Die Frühförderung kümmert sich um knapp 440 Kinder, 40 im Monat, die "mehr oder weniger intensiv begleitet" werden - teilweise vor Ort oder zu Hause. Das Förderzentrum mit der Schulvorbereitenden Einrichtung (SVE) besuchen 2016/2017 in Sylbach und der Außenstelle in Ebern 110 Kinder und Jugendliche. Nachfolgerin für Förderschulrektorin Margit Lesch, die Mitte September die Leitung an der Franziskus-Schule in Schweinfurt übernommen hat, ist derzeit Alexandra Krines-Beßler.
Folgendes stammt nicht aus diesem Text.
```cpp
template <int BM, int BN, int PREC, bool VEC, bool SPLIT = false>
__global__ __launch_bounds__(kThreads) void conv_gemm_kernel(const mi355_conv_gemm_args a, const split_geom sg) {
  constexpr int WM = BM / 2, WN = BN / 2, MF = WM / 32, NF = WN / 32;
  constexpr int BBYTES = (BN / 32) * 2048;
  extern __shared__ __attribute__((aligned(16))) char smem[];

  const int tid = threadIdx.x, lane = tid & 63, wave = tid >> 6;
  const int wm = wave >> 1, wn = wave & 1;
  const int b = SPLIT ? (int)blockIdx.z / sg.ksplit : (int)blockIdx.z, l0 = blockIdx.x * BM, n0 = blockIdx.y * BN;
  const int len_out = a.lens_out ? a.lens_out[b] : a.Lout;
  if (l0 >= len_out) return;
  const int len_in = a.lens_in ? a.lens_in[b] : a.Lin;
// ... 548 lines not shown
    MI355_REQUIRE(a.stats_bstride % 2 == 0 && ((uintptr_t)a.stats_partial) % 8 == 0, "conv_gemm: stats_partial must be 8-byte aligned");
  }
  int tile = a.tile;
  t_mx_lo_slices = 0;
  if (a.y_split) {
    MI355_REQUIRE(a.y_split == 2 || a.y_split == 4, "conv_gemm: y_split must be 0, 2 (bfloat16 hi | lo) or 4 (IEEE half hi | lo)");
    MI355_REQUIRE(!a.accumulate, "conv_gemm: y_split cannot accumulate into y (y holds split words)");
    a.split_ws = nullptr;
  }
  if (a.x_split) {
    MI355_REQUIRE(a.x_split == a.precision && (a.precision == 2 || a.precision == 4), "conv_gemm: x_split must equal the launch's precision, 2 or 4");
    MI355_REQUIRE(a.pre_act == MI355_ACT_NONE && !a.pre_scale && !a.pre_fq, "conv_gemm: a split input takes no prologue");
    MI355_REQUIRE(!a.ext_partial && mi355_conv_ws4_eligible(a, vec), "conv_gemm: x_split needs 16-byte aligned channels-last rows and a window of <= 192 rows "
                  "(the wave-specialised kernel)");
    static const int ws_feat_x = getenv("MI355_CONV_WS_FEAT") ? atoi(getenv("MI355_CONV_WS_FEAT")) : 0;
    const int rc = a.Cout <= 64 ? mi355_conv_ws4_launch(a, st, ws_feat_x & 3, 64) : mi355_conv_ws4_launch(a, st, tile % 10000000 == 6128128 ? ((tile / 10000000) % 10) : ws_feat_x);
    return rc;
  }
  if (a.ext_partial) {
    MI355_REQUIRE(conv_ext_supported(a), "conv_gemm: ext_partial needs a launch mi355_conv_gemm_ext_supported accepts (pre_fq, precision 2, plain store, K > 1)");
    MI355_REQUIRE(a.ext_bstride % 2 == 0 && ((uintptr_t)a.ext_partial) % 8 == 0, "conv_gemm: ext_partial must be 8-byte aligned");
    static const int ws_feat_e = getenv("MI355_CONV_WS_FEAT") ? atoi(getenv("MI355_CONV_WS_FEAT")) : 0;
    return mi355_conv_ws4_launch(a, st, ws_feat_e & 3, a.Cout <= 64 ? 64 : 128);
  }
  if (a.precision == 5 || a.precision == 6) {
    static const long ws_min5 = getenv("MI355_CONV_WS_MIN_TILES") ? atol(getenv("MI355_CONV_WS_MIN_TILES")) : 128;
    static const bool no_ws5 = getenv("MI355_CONV_NO_WS") != nullptr;
    const long wgs128 = (long)a.B * ((a.Lout + 127) / 128) * ((a.Cout + 127) / 128);
    const bool want = tile % 10000000 == 6128128 || (tile == 0 && !no_ws5 && a.Cout > 64 && wgs128 >= ws_min5 && a.Cin >= 64);
    if (want && mi355_conv_ws4_eligible(a, vec)) {
      const int rc = mi355_conv_ws4_launch(a, st, tile == 0 ? 0 : (((tile / 10000000) % 10) | ((tile / 100000000) << 4)));
      if (rc != MI355_ERR_UNSUPPORTED) return rc;
    }
    MI355_REQUIRE(tile % 10000000 != 6128128, "conv_gemm: precisions 5 / 6 on the wave-specialised tile needs K = 3 (mod 4), a plain / LeakyReLU / Snake prologue, "
                  "no epilogue activation beyond LeakyReLU and 16-B aligned channels-last rows");
    t_mx_lo_slices = (a.K + 1) >> 1;
    a.precision = 4;
  }
  const bool mx_image = t_mx_lo_slices != 0;
  if (tile == 0) {
    const int bn = a.Cout <= 64 ? 64 : 128;
    const long wgs128 = (long)a.B * ((a.Lout + 127) / 128) * ((a.Cout + bn - 1) / bn);
    const int bm = (bn == 128 && wgs128 >= 512) ? 128 : 64;
    tile = bm * 1000 + bn;
    static const bool no_ws = getenv("MI355_CONV_NO_WS") != nullptr;
    static const int ws_feat = getenv("MI355_CONV_WS_FEAT") ? atoi(getenv("MI355_CONV_WS_FEAT")) : 0;
// ... 13 lines not shown
      const int ks = split_groups(wgs64, (a.Cin + 31) >> 5, a.K, (long)a.B * a.Lout, a.Cout, a.split_ws_bytes, 0);
      if (ks) return bn == 128 ? launch_split_p<64, 128>(a, st, ks) : launch_split_p<64, 64>(a, st, ks);
    }
  }
  if (tile % 10000000 == 2064128 || tile % 10000000 == 2064064) {
    MI355_REQUIRE(vec && a.split_ws, "conv_gemm: the split-K tiles need the 16-B aligned channels-last input path and a workspace (split_ws)");
    const bool wide = tile % 10000000 == 2064128;
    const long wgs64 = (long)a.B * ((a.Lout + 63) / 64) * ((a.Cout + (wide ? 127 : 63)) / (wide ? 128 : 64));
    const int ks = split_groups(wgs64, (a.Cin + 31) >> 5, a.K, (long)a.B * a.Lout, a.Cout, a.split_ws_bytes, tile / 10000000 ? tile / 10000000 : -1);
    MI355_REQUIRE(ks >= 2, "conv_gemm: nothing to split (C_in %d, K %d, workspace %lld bytes)", a.Cin, a.K, (long long)a.split_ws_bytes);
    return wide ? launch_split_p<64, 128>(a, st, ks) : launch_split_p<64, 64>(a, st, ks);
  }
  if (tile % 10000000 == 6128064) {
    MI355_REQUIRE(!mx_image, "conv_gemm: MX images (precision 5) have no 128 x 64 wave-specialised tile");
    MI355_REQUIRE(mi355_conv_ws4_eligible(a, vec), "conv_gemm: the wave-specialised tile needs 16-B aligned channels-last input rows and a window of <= 192 rows");
    return mi355_conv_ws4_launch(a, st, (tile / 10000000) & 11, 64);
  }
  if (tile % 10000000 == 6128128) {
    MI355_REQUIRE(mi355_conv_ws4_eligible(a, vec), "conv_gemm: the wave-specialised tile needs 16-B aligned channels-last input rows and a window of <= 192 rows");
    return mi355_conv_ws4_launch(a, st, ((tile / 10000000) % 10) | ((tile / 100000000) << 4));
  }
  if (a.stats_partial) {
    MI355_REQUIRE(vec, "conv_gemm: fused statistics need the 16-B aligned channels-last input path");
    tile = 128128;
  }
  if (!vec) {
    if (a.precision == 3) return launch<64, 64, 3, false>(a, st);
    if (a.precision == 4) return launch<64, 64, 4, false>(a, st);
    a.precision = 2;
    return launch<64, 64, 2, false>(a, st);
  }
  if (a.precision == 2) {
    switch (tile) {
      case 128128: return launch<128, 128, 2, true>(a, st);
      case 64128: return launch<64, 128, 2, true>(a, st);
// ... 25 lines not shown
```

Sie ist kommissarische Schulleiterin für ein Jahr und dies "ohne den Rückhalt einer offiziellen Konrektoren-Stelle", wie Sechser feststellte. Eine offizielle Stellenausschreibung gibt es 2017.
Die Erzieherinnen und pädagogischen Hilfskräfte der Heilpädagogischen Tagesstätte betreuen 90 Mädchen und Jungen in Zusammenarbeit mit der Schule (im Sinne einer Ganztageseinrichtung nachmittags und in der unterrichtsfreien Zeit).
Die "Assistenz beim Wohnen" mit 14 haupt- und derzeit 16 ehrenamtlichen Fach- und Hilfskräften, die teilweise in einer "Mobiler Bereitschaft" zusammengefasst sind, ermöglichen es, dass selbst Menschen mit erhöhtem Hilfebedarf ein selbstständiges Leben in eigenen Wohnungen in Zeil, Haßfurt, Königsberg, Kleinsteinach und Ebern führen. 41 Personen wurden dauerhaft versorgt, "die Tendenz ist steigend". Laut Sechser werde zeitaufwendig dafür gearbeitet, dass die Klienten einen individuellen Betreuungsschlüssel erhalten und nicht, wie von vielen Kostenträgern angestrebt, einen pauschalen Versorgungsschlüssel. "Hier sind wir in Unterfranken, mit einem weiteren Anbieter, die Einzigen, die dies so individuell ermöglichen." Derzeit seien "Bemühungen des Bezirks Unterfranken zu beobachten, Leistungen zu kürzen, um diese in die Pflegeversicherung zu schieben. Hier müssen wir uns vorbereiten, Klienten, Betreuern und Eltern beraten und gegebenenfalls Argumentationshilfen erarbeiten."


484 Einsätze

Bei den "Offenen Hilfen" (offene Behindertenarbeit/Familienentlastender Dienst) geht es um Beratung rund um Pflege und Unterstützung. An 484 Einsätzen nahmen 2015/2016 insgesamt 1626 Menschen teil - betreut durch 163 Mitarbeitern. Es gab 1211 Betreuungen des familienentlastenden Dienstes mit über 5260 Stunden, was 266 Mit-arbeiterinnen leisteten. 63 Einsätze gab es im Bereich "Betreuungen über zusätzliche Betreuungsleistungen im Erwachsenenbereich" (32 Kunden, 33 Mitarbeiter).